The parents of the young man were sometimes more involved in the actual disputes surrounding the pregnancy than the couple themselves. In the case discussed above, Jacquin was far more vitriolic than her son Jean Baptiste. Indeed when Francoise Marechal invited the two extended families to her home to reach a resolution, Jacquin lost her temper so badly that no solution was reached. Jacquin told Anne "you are a whore and a thief, do you want to see me strike you?" and it was only the fact that her son physically restrained her that stopped her from carrying out the threat. This failed reconciliation or arrangement attempt happened in May, and the witnesses made no reference to Jean Baptiste participating in the insults and mistreatment of Anne. But by late in August of the same year Jean Baptiste's position toward Anne seems to have come to resemble that of his mother. On the 18th or 19th of that month he came to Anne's window late at night to hurl insults at her, calling her a whore in five or six different ways. Anne's response that she had known nobody but him sexually, and only after his repeated promises to marry her, failed to placate his anger: "You wanted to have the youngest Viard, to feed the baby you are having, but you won't have him. I don't give a damn about you or it."

We can follow the transformation of the young father's attitude toward his ex-girlfriend and child in other cases as well. The judge of the village of Chamblanc heard a paternity dispute/breach of promise case between two young villagers. Witnesses called by the woman told of various statements made by Micherat, the man involved. One heard him say that he would marry Cottain (the pregnant woman) if she would only be patient, while several others testified that he had earlier promised at least to look after the child. By the time of the lawsuit, Micherat was maintaining that he was not the father and that he had never promised either to marry her or pay for the child's upkeep. One witness told the judge that Micherat had explained that his mother would not allow him to acknowledge the child. (26)

Part of the context for these paternity disputes/breach of promise cases was the ongoing struggle between three rival conceptions of marriage, overlaid by the issue of parental authority over their twenty-something children. The popular medieval model of marriage was that it was made by the combination of publicity and sexual consummation--two people known to live together were held to be married. From sources all over Europe, we know that this view of marriage persisted well into the eighteenth century among peasants and the poor. (27) There is no doubt that many of the women with illegitimate children who appear in the judicial and notarial records felt that the marriage proposal and its acceptance formed the most important part of the wedding process, regarding themselves as mostly married when the sexual act took place.

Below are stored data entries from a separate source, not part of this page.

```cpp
struct ZesCandRes {
  uint64_t end_bit;
  uint32_t out_len;
  uint32_t flags;
};

struct ZesParMirror {
  ZesCandRes* cres_host;
  uint32_t* start_host;
  const uint32_t* counters;
  uint32_t* counters_host;
  uint32_t counter_words;
};

struct ZesSegRes {
  uint64_t end_bit;
// ... 253 lines not shown
```

Baseline: 45.88 GiB/s.

## Build lit/len and distance Huffman trees concurrently in one 384-thread block

The Huffman kernel grows to 384 threads and splits into a 320-thread lit/len team and a 64-thread distance wavefront, so both package-merge length computations and canonical code assignments run at the same time instead of back to back. The rank sort now reads keys as uint4 vectors. The code-length alphabet runs on a single wavefront using waitcnt instead of block barriers, and the per-thread loops collapse to one item per thread. This is meant to cut serial latency in k_huff, which runs once per block. In exchange the block is larger, uses more LDS, and leans on wave-level synchronisation that assumes 64-wide waves.

```diff
diff --git a/zlib.es_amd/csrc/zes_api.hip b/zlib.es_amd/csrc/zes_api.hip
--- a/zlib.es_amd/csrc/zes_api.hip
+++ b/zlib.es_amd/csrc/zes_api.hip
@@ -884,7 +884,7 @@
                        (uint32_t*)g.codes.p, (uint32_t*)g.hdrs.p);
   }
   if (sort_dbg && (rc = phases_print(zes_huff_set_dbg, nblk, 7,
-                                     "zes huff steps (avg cycles over %u blocks): lit/len lengths %.0f distance lengths %.0f codes %.0f run-length coding %.0f its code %.0f header bits %.0f totals+out %.0f\n")))
+                                     "zes huff steps (avg cycles over %u blocks): rank sorts %.0f both alphabets' levels %.0f codes %.0f run-length coding %.0f its code %.0f header bits %.0f totals+out %.0f\n")))
     return rc;
   {
     HIPCHK(hipStreamWaitEvent(g.stream, g.ev_a1, 0));
diff --git a/zlib.es_amd/csrc/zes_deflate.hip b/zlib.es_amd/csrc/zes_deflate.hip
--- a/zlib.es_amd/csrc/zes_deflate.hip
+++ b/zlib.es_amd/csrc/zes_deflate.hip
@@ -1859,202 +1859,178 @@
   do {                                                                                                   \
     if (g_huff_dbg && threadIdx.x == 0) g_huff_dbg[(size_t)blockIdx.x * 8 + (i)] = (unsigned long long)clock64(); \
   } while (0)
-#define HUFF_THREADS 256
-#define PM_MAXN 288
+#define HUFF_THREADS 384
+#define HUFF_WAVES (HUFF_THREADS / 64)
+#define PM_MAXN 320
+static_assert(HUFF_THREADS == HUFF_THREADS_HOST && HUFF_THREADS == PM_MAXN + 64, "the lit/len team and the distance wavefront");
 struct HuffSmem {
   uint32_t hist[320];
-  uint32_t lw[PM_MAXN];
-  uint16_t lsym[PM_MAXN];
-  uint32_t w[2][2 * PM_MAXN];
-  uint32_t pk[PM_MAXN];
-  uint16_t leafpos[15][PM_MAXN];
-  uint32_t a_k[16];
+  alignas(16) uint32_t key[320];
+  uint32_t lw[320];
+  uint16_t lsym[320];
+  alignas(8) uint32_t w[2][640];
+  uint16_t leafpos[15][320];
+  uint32_t pm_n[2];
+  uint32_t a_k[2][16];
+  uint32_t top[3];
   uint8_t lens[320];
   uint8_t clens[32];
   uint16_t codes[320];
   uint16_t ccodes[32];
   uint8_t rl_sym[320];
   uint8_t rl_val[320];
-  uint32_t nrl;
   uint32_t hdr[ZES_HDR_WORDS];
   uint32_t hdr_bits;
   uint32_t total_bits;
-  uint32_t ccount[16], cfirst[16], crun[16];
-  uint16_t cwave[HUFF_THREADS / 64][16];
+  uint32_t ccount[2][16], cfirst[2][16];
+  uint16_t cwave[HUFF_WAVES][16];
   uint8_t cl[320];
-  uint16_t run_tok[320];
-  uint32_t wsum[HUFF_THREADS / 64];
+  uint32_t wsum[HUFF_WAVES];
   unsigned long long starts[5];
 };
 
-__device__ static inline uint32_t lower_bound_u32(const uint32_t* a, uint32_t n, uint32_t v) {
-  uint32_t lo = 0, hi = n;
-  while (lo < hi) {
-    uint32_t mid = (lo + hi) >> 1;
-    if (a[mid] < v) lo = mid + 1; else hi = mid;
-  }
-  return lo;
-}
-__device__ static inline uint32_t upper_bound_u32(const uint32_t* a, uint32_t n, uint32_t v) {
-  uint32_t lo = 0, hi = n;
-  while (lo < hi) {
-    uint32_t mid = (lo + hi) >> 1;
-    if (a[mid] <= v) lo = mid + 1; else hi = mid;
-  }
-  return lo;
-}
-
-__device__ static void pm_lengths(HuffSmem& S, const uint32_t* hist, uint32_t nsym, uint32_t L, uint8_t* lens) {
-  const uint32_t tid = threadIdx.x, lane = tid & 63u;
-  __syncthreads();
-  uint32_t n = 0;
-  for (uint32_t s0 = 0; s0 < nsym; s0 += HUFF_THREADS) n += (uint32_t)__syncthreads_count(s0 + tid < nsym && hist[s0 + tid] != 0u);
-  for (uint32_t s = tid; s < nsym; s += HUFF_THREADS) {
-    lens[s] = 0;
-    const uint32_t c = hist[s];
-    if (c) {
-      uint32_t rank = 0;
-      for (uint32_t j = 0; j < nsym; j++) {
-        const uint32_t cj = hist[j];
-        rank += (cj != 0) && (cj < c || (cj == c && j < s));
-      }
-      S.lw[rank] = c;
-      S.lsym[rank] = (uint16_t)s;
-    }
-  }
-  __syncthreads();
-  if (n == 0) return;
-  if (n == 1) {
-    if (tid == 0) lens[S.lsym[0]] = 1;
-    __syncthreads();
-    return;
-  }
-  for (uint32_t i = tid; i < n; i += HUFF_THREADS) {
-    S.w[0][i] = S.lw[i];
-    S.leafpos[0][i] = (uint16_t)i;
-  }
+struct PmTeam {
+  uint32_t t, size, base;
+};
+template <bool kWave>
+__device__ __forceinline__ static void pm_sync() {
+  if (kWave) asm volatile("s_waitcnt lgkmcnt(0)" ::: "memory");
+  else __syncthreads();
+}
+
+template <bool kWave>
+__device__ static void pm_lengths(HuffSmem& S, const PmTeam T, uint32_t nsym, uint32_t L, uint8_t* lens, int stamp) {
+  const uint32_t lane = threadIdx.x & 63u, b = T.base, a = b ? 1u : 0u;
+  const uint32_t i = T.t < T.size ? T.t : PM_MAXN;
+  const uint32_t key = (i < nsym ? S.hist[b + i] : 0u) - 1u;
+  if (i < (b ? 32u : 288u)) S.key[b + i] = key;
+  if (T.t == 0) S.pm_n[a] = 0;
+  if (i < nsym) lens[i] = 0;
+  pm_sync<kWave>();
+  const bool used = key != ~0u;
+  uint32_t rank = 0;
+  if (used) {
+    const uint32_t own = __builtin_amdgcn_readfirstlane(i & ~63u);
+    const uint4* k4 = reinterpret_cast<const uint4*>(S.key + b);
+    for (uint32_t q = 0; q < own >> 2; q++) {
+      const uint4 k = k4[q];
+      rank += (k.x <= key) + (k.y <= key) + (k.z <= key) + (k.w <= key);
+    }
+    for (uint32_t q = own >> 2, qe = min(own + 64u, (nsym + 3u) & ~3u) >> 2; q < qe; q++) {
+      const uint4 k = k4[q];
+      const uint32_t j = 4u * q;
+      rank += (k.x < key || (k.x == key && j < i)) + (k.y < key || (k.y == key && j + 1u < i)) +
+              (k.z < key || (k.z == key && j + 2u < i)) + (k.w < key || (k.w == key && j + 3u < i));
+    }
+    for (uint32_t q = (own + 64u) >> 2, qe = (nsym + 3u) >> 2; q < qe; q++) {
+      const uint4 k = k4[q];
+      rank += (k.x < key) + (k.y < key) + (k.z < key) + (k.w < key);
+    }
+    S.lw[b + rank] = key + 1u;
+    S.lsym[b + rank] = (uint16_t)i;
+    S.w[0][2u * b + rank] = key + 1u;
+    S.leafpos[0][b + rank] = (uint16_t)rank;
+  }
+  {
+    const uint32_t cnt = (uint32_t)__popcll(__ballot(used));
+    if (lane == 0 && cnt) atomicAdd(&S.pm_n[a], cnt);
+  }
+  pm_sync<kWave>();
+  const uint32_t n = S.pm_n[a];
+  if (stamp >= 0) USTAMP(stamp);
+  if (n == 1 && T.t == 0) lens[S.lsym[b]] = 1;
+  const bool merge = n >= 2u;
+  const bool mine = merge && i < n;
+  const uint32_t lv = mine ? S.lw[b + i] : 0u;
   uint32_t len_prev = n & ~1u;
   uint32_t sel = 0;
-  __syncthreads();
-  static_assert(PM_MAXN <= 2 * HUFF_THREADS && PM_MAXN < 512, "two items of either kind per thread, nine search steps");
-  const uint32_t st0 = 1u << (31u - (uint32_t)__builtin_clz(n));
-  const bool wide = n > HUFF_THREADS;
+  const uint32_t st0 = merge ? 1u << (31u - (uint32_t)__builtin_clz(n)) : 0u;
   for (uint32_t k = 1; k < L; k++) {
     const uint32_t np = len_prev >> 1;
-    const uint2* wp2 = reinterpret_cast<const uint2*>(S.w[sel]);
-    uint32_t* wc = S.w[sel ^ 1];
-    const uint32_t i0 = min(tid, n - 1u), i1 = min(tid + HUFF_THREADS, n - 1u);
-    const uint32_t j0 = min(tid, np - 1u), j1 = min(tid + HUFF_THREADS, np - 1u);
-    const uint32_t lv0 = S.lw[i0], lv1 = S.lw[i1];
-    const uint2 pa = wp2[j0], pb = wp2[j1];
-    const uint32_t pv0 = pa.x + pa.y, pv1 = pb.x + pb.y;
-    uint32_t ll0 = 0, ll1 = 0, pl0 = 0, pl1 = 0;
-    if (!wide) {
+    const uint2* wp2 = reinterpret_cast<const uint2*>(S.w[sel] + 2u * b);
+    uint32_t* wc = S.w[sel ^ 1] + 2u * b;
+    if (mine) {
+      const uint2 pa = wp2[min(i, np - 1u)];
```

Neither the Catholic Church nor the monarchical state supported this traditional view of marriage, although the Church was closer to the popular model of marriage than was the monarchical state. While religious leaders held that a formal ceremony overseen by a priest was necessary, they also placed a great deal of emphasis on the importance of free consent from the parties getting married. Legislators and legal theorists, on the other hand, complained that priests frequently performed clandestine marriages against the wishes of parents. Undermining parental authority, clandestine marriages were thought to cause political instability by threatening the orderly devolution of property between the generations. By the late 16th century royal, edicts required parental consent for marriage and raised the customary age of majority to thirty for men and 25 for women (from 20 and 17 respectively). The official governmental view of marriage by the eighteenth century, then, was that it was a "familial accord officially rendered in a legal contract." (28)

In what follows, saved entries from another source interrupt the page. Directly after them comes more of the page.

@@ -448,24 +589,31 @@
     const int half = e >> 2;
     int acc = 0;
     uint32_t acc_phase = 0;
+    const uint32_t s_bias = smem_u32(smem_stage + Cfg::kStagingBytes + 256);
+    float bias_next = 0.f;
+    if constexpr (kBiasStaged<EPI>) bias_next = bias_of_tile<BN>(p, blockIdx.x, e, lane);
     for (int tile = blockIdx.x; tile < p.total_tiles; tile += gridDim.x) {
       const int nt = tile % p.n_tiles;
       const int rest = tile / p.n_tiles;
       const int mt = rest % p.m_tiles;
       const int b = rest / p.m_tiles;
+      if constexpr (kBiasStaged<EPI>) {
+        bias_stage_store(s_bias, e, lane, bias_next);
+        bias_next = bias_of_tile<BN>(p, tile + gridDim.x, e, lane);
+      }
       float rstd = 1.f;
       if constexpr (EPI == EPI_LN_BIAS_BF16 || EPI == EPI_LN_GELU_BF16) rstd = ln_row_rstd(p, mt * BM + quad * 32 + lane);
       mbar_wait(&acc_full[acc], acc_phase);
       tc_fence_after();
       epilogue_tile<BN, EPI>(p, &tmap_x, tmem_base + static_cast<uint32_t>(acc * BN), b, mt, nt, quad, half,
-                             smem_stage + e * kEpiStageBytes, rstd);
+                             smem_stage + e * kEpiStageBytes, rstd, s_bias);
       tc_fence_before();
       __syncwarp();
       if (lane == 0) mbar_arrive(&acc_empty[acc]);
       acc ^= 1;
       if (acc == 0) acc_phase ^= 1u;
     }
-    if constexpr (EPI == EPI_RESID_F32) {
+    if constexpr (EPI == EPI_RESID_F32 || (gelu_bf16_epi(EPI))) {
       if (lane == 0) bulk_wait_group<0>();
     }
   }
@@ -486,7 +634,8 @@
   static constexpr int kStageBytes = kABytes + kBBytes;
   static constexpr int kTmemCols = 2 * BN;
   static constexpr int kStagingBytes = kNumEpiWarps * kEpiStageBytes;
-  static constexpr int kSmemBytes = kStages * kStageBytes + kStagingBytes + 1024 + 256;
+  static constexpr int kBiasBytes = BN * 4;
+  static constexpr int kSmemBytes = kStages * kStageBytes + kStagingBytes + 1024 + 256 + kBiasBytes;
 };
 
 template <int EPI>
@@ -571,12 +720,23 @@
       uint32_t phase = 0;
       int acc = 0;
       uint32_t acc_phase = 0;
-      for (int tile = cluster_id; tile < p.total_tiles; tile += n_clusters) {
+      int it = 0;
+      for (int tile = cluster_id; tile < p.total_tiles; tile += n_clusters, ++it) {
+        GEMM_TRACE(it, 0, clock64());
         mbar_wait(&acc_empty[acc], acc_phase ^ 1u);
+        GEMM_TRACE(it, 1, clock64());
         tc_fence_after();
         const uint32_t tmem_d = tmem_base + static_cast<uint32_t>(acc * BN);
+        long long full_wait = 0;
+        (void)full_wait;
         for (int kb = 0; kb < kblocks; ++kb) {
+#if CA_GEMM_TRACE
+          const long long w0 = clock64();
           mbar_wait(&full_bar[stage], phase);
+          full_wait += clock64() - w0;
+#else
+          mbar_wait(&full_bar[stage], phase);
+#endif
           tc_fence_after();
           const uint64_t adesc = umma_smem_desc_sw128(smem_u32(smem_a + stage * Cfg::kABytes));
           const uint64_t bdesc = umma_smem_desc_sw128(smem_u32(smem_b + stage * Cfg::kBBytes));
@@ -584,6 +744,8 @@
           for (int k = 0; k < BK / 16; ++k) {
             umma_bf16_2sm(tmem_d, adesc + 2 * k, bdesc + 2 * k, idesc, (kb | k) != 0 ? 1u : 0u);
           }
+          if (kb == 0) GEMM_TRACE(it, 2, clock64());
+          if (kb == kblocks - 1) GEMM_TRACE(it, 3, clock64());
           umma_commit_2sm(&empty_bar[stage], 3);
           if (++stage == n_stages) {
             stage = 0;
@@ -591,6 +753,7 @@
           }
         }
         umma_commit_2sm(&acc_full[acc], 3);
+        GEMM_TRACE(it, 4, full_wait);
         acc ^= 1;
         if (acc == 0) acc_phase ^= 1u;
       }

Although institutionally the French government had managed to wrest control from the Church, and had imposed a legal requirement of parental consent on courting couples, in reality there remained a certain amount of uncertainty surrounding the issue of parental authority over marriage. Yves Jeanclos has recently demonstrated the continuing emphasis on the free consent of the couple as the basis for marriage, arguing that judicial sentences favorable to consent were about as numerous as those favorable to parental authority into the eighteenth century. The judges who enforced the laws, Jeanclos argues, generally accepted "certain human behaviors that did not necessarily correspond to the official conception of matrimony." (29)

While everyone agreed that successful matches involved both courtship between a man and woman and the involvement of parents, and of wider networks of family and friends, the coexistence of at least three models of marriage (popular, religious and state models) caused a certain amount of uncertainty about how courting should work. This uncertainty created a situation where some couples had spent time together, spoken of marriage, and perhaps consummated the relationship sexually, only to find that their parents refused to allow the match. When women told a judge that sex had taken place only after a marriage proposal, they might have been telling the truth rather than simply trying to win his sympathy. And the young man's proposal in these cases may have been, not a seduction attempt, but another step in a process leading to a good match. From a simple cast of roguish seducers and abandoned young women, understanding illegitimacy within the context of settled rural Burgundian society requires us to expand the cast to include fathers and mothers determined to assert their right to make good matches for their children.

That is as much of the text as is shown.